▶ [TO DO] In the material below, find the line that contains "if(wave == 0)" and the line that contains "M[i][j] : 0.0;", then write out exactly those two lines and everything between them.

▶ [SOURCE DATA]
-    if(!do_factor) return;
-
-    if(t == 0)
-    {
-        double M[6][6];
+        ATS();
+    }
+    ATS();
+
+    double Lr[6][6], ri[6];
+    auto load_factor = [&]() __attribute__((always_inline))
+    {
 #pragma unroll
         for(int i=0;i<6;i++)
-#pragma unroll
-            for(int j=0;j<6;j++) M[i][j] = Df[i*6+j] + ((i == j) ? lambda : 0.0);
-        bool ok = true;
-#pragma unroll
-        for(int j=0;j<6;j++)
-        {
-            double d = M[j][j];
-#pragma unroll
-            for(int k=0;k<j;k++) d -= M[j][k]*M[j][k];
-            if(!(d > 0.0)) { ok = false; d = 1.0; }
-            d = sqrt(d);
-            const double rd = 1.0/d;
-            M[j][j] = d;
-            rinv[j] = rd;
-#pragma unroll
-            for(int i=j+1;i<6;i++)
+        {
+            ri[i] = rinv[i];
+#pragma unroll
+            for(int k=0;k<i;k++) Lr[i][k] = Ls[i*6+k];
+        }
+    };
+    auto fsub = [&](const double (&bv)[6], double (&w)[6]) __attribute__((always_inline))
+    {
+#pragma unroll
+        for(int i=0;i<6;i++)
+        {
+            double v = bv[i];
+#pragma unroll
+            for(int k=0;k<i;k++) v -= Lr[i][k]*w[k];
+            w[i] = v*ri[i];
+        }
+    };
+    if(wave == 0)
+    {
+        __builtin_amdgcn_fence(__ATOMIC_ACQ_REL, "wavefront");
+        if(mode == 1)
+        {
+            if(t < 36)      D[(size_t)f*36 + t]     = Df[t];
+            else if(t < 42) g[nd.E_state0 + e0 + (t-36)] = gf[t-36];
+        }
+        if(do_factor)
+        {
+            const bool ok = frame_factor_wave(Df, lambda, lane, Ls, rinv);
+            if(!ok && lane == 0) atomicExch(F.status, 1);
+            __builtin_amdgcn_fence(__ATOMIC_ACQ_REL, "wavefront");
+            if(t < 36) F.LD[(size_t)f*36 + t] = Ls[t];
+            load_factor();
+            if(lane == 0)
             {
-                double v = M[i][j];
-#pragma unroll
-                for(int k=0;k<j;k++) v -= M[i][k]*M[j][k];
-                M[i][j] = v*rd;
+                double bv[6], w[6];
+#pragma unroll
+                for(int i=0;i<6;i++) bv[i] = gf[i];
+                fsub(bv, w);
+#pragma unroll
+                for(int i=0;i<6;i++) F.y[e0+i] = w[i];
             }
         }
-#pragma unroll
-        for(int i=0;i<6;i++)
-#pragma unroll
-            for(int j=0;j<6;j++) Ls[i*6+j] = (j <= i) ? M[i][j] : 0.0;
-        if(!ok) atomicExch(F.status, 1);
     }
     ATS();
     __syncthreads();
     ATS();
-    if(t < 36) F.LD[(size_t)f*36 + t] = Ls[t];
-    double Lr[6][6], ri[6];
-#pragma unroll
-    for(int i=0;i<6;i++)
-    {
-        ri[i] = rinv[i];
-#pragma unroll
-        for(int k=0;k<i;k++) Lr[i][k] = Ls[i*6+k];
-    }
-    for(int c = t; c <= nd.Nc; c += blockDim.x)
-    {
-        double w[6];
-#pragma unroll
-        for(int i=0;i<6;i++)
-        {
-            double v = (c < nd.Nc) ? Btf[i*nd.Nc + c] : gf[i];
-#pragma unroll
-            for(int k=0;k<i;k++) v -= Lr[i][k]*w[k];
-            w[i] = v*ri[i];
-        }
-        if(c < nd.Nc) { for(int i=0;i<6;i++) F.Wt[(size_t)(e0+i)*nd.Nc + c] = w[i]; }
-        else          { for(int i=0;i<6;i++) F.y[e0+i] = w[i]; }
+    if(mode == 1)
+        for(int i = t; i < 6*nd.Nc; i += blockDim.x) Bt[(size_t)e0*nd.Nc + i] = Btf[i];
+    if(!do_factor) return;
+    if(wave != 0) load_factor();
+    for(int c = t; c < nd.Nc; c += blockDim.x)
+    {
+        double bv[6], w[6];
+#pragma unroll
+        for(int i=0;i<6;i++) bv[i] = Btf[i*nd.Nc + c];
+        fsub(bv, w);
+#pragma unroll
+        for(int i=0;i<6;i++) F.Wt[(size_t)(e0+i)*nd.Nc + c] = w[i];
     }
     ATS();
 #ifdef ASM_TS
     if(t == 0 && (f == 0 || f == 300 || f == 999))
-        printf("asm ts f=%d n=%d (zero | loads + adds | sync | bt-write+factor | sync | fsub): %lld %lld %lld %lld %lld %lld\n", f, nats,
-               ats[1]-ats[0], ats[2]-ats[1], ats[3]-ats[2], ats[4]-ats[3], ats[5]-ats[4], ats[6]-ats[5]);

▶ [RESULT OF THIS EXERCISE]
+    if(wave == 0)
+    {
+        __builtin_amdgcn_fence(__ATOMIC_ACQ_REL, "wavefront");
+        if(mode == 1)
+        {
+            if(t < 36)      D[(size_t)f*36 + t]     = Df[t];
+            else if(t < 42) g[nd.E_state0 + e0 + (t-36)] = gf[t-36];
+        }
+        if(do_factor)
+        {
+            const bool ok = frame_factor_wave(Df, lambda, lane, Ls, rinv);
+            if(!ok && lane == 0) atomicExch(F.status, 1);
+            __builtin_amdgcn_fence(__ATOMIC_ACQ_REL, "wavefront");
+            if(t < 36) F.LD[(size_t)f*36 + t] = Ls[t];
+            load_factor();
+            if(lane == 0)
             {
-                double v = M[i][j];
-#pragma unroll
-                for(int k=0;k<j;k++) v -= M[i][k]*M[j][k];
-                M[i][j] = v*rd;
+                double bv[6], w[6];
+#pragma unroll
+                for(int i=0;i<6;i++) bv[i] = gf[i];
+                fsub(bv, w);
+#pragma unroll
+                for(int i=0;i<6;i++) F.y[e0+i] = w[i];
             }
         }
-#pragma unroll
-        for(int i=0;i<6;i++)
-#pragma unroll
-            for(int j=0;j<6;j++) Ls[i*6+j] = (j <= i) ? M[i][j] : 0.0;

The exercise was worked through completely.